┌──

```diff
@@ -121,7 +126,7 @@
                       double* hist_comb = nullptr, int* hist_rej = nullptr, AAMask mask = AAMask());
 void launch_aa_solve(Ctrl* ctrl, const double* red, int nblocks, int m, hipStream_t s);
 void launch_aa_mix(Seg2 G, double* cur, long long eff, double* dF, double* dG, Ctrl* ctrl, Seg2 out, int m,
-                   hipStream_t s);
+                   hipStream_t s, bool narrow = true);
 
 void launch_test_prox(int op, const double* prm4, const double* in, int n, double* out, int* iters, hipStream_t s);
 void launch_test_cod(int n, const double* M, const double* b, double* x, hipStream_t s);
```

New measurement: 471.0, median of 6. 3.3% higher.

└──

#### TASK OBJECTIVE:
Start at the first line of the material and write everything out exactly.

#### THE ANSWER:
```diff
@@ -121,7 +126,7 @@
                       double* hist_comb = nullptr, int* hist_rej = nullptr, AAMask mask = AAMask());
 void launch_aa_solve(Ctrl* ctrl, const double* red, int nblocks, int m, hipStream_t s);
 void launch_aa_mix(Seg2 G, double* cur, long long eff, double* dF, double* dG, Ctrl* ctrl, Seg2 out, int m,
-                   hipStream_t s);
+                   hipStream_t s, bool narrow = true);
 
 void launch_test_prox(int op, const double* prm4, const double* in, int n, double* out, int* iters, hipStream_t s);
 void launch_test_cod(int n, const double* M, const double* b, double* x, hipStream_t s);
```

New measurement: 471.0, median of 6. 3.3% higher.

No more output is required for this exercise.